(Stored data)
──────────

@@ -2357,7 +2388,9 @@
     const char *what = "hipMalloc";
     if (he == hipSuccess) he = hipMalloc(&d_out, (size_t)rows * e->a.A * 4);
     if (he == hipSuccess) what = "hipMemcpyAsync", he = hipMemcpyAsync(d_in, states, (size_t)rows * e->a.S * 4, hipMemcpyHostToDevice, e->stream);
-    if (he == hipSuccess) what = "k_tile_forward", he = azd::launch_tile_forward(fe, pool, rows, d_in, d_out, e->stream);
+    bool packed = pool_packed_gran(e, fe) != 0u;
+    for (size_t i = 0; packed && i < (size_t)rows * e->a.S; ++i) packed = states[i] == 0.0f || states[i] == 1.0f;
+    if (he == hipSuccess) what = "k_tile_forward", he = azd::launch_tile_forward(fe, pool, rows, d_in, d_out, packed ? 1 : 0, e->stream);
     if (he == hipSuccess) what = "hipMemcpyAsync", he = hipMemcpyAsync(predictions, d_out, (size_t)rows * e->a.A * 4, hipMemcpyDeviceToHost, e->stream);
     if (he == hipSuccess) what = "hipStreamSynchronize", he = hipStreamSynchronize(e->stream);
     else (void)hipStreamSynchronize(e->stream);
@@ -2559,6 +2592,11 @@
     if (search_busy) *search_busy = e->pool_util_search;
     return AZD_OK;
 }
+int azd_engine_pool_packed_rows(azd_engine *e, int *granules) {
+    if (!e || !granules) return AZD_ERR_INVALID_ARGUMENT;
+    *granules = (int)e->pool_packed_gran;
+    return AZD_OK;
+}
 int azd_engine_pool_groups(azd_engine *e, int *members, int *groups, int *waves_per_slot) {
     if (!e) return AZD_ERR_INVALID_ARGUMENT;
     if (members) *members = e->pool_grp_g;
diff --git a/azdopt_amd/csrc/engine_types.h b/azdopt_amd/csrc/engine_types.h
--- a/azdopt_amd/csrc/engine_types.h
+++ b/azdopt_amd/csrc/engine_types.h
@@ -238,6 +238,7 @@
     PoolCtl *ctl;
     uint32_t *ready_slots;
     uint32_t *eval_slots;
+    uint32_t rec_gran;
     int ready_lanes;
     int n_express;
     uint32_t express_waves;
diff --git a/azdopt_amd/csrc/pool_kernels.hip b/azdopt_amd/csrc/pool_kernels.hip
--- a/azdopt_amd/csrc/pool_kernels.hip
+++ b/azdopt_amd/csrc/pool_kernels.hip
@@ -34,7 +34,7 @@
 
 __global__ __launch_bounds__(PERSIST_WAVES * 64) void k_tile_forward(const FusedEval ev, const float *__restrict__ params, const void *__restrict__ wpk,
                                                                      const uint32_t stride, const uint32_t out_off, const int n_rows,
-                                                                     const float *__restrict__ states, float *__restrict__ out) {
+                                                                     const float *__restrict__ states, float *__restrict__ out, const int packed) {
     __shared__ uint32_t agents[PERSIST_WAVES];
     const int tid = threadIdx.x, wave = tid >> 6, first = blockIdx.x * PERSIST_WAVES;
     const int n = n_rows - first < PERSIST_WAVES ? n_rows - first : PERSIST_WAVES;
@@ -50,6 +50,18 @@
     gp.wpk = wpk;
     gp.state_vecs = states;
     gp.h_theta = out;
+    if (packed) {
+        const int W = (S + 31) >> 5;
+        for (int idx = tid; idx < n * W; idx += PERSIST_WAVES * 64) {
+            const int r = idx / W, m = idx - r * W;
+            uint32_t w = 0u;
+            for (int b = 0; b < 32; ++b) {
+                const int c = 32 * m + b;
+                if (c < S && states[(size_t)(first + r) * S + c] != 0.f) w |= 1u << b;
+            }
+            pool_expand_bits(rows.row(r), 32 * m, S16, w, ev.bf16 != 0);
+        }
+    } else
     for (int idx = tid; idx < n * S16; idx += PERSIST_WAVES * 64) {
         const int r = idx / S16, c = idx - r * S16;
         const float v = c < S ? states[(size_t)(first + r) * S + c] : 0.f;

──────────

What the task requires: Search the data for "hipStreamSynchronize". Copy every matching line.

Exercise solution:
     if (he == hipSuccess) what = "hipStreamSynchronize", he = hipStreamSynchronize(e->stream);
     else (void)hipStreamSynchronize(e->stream);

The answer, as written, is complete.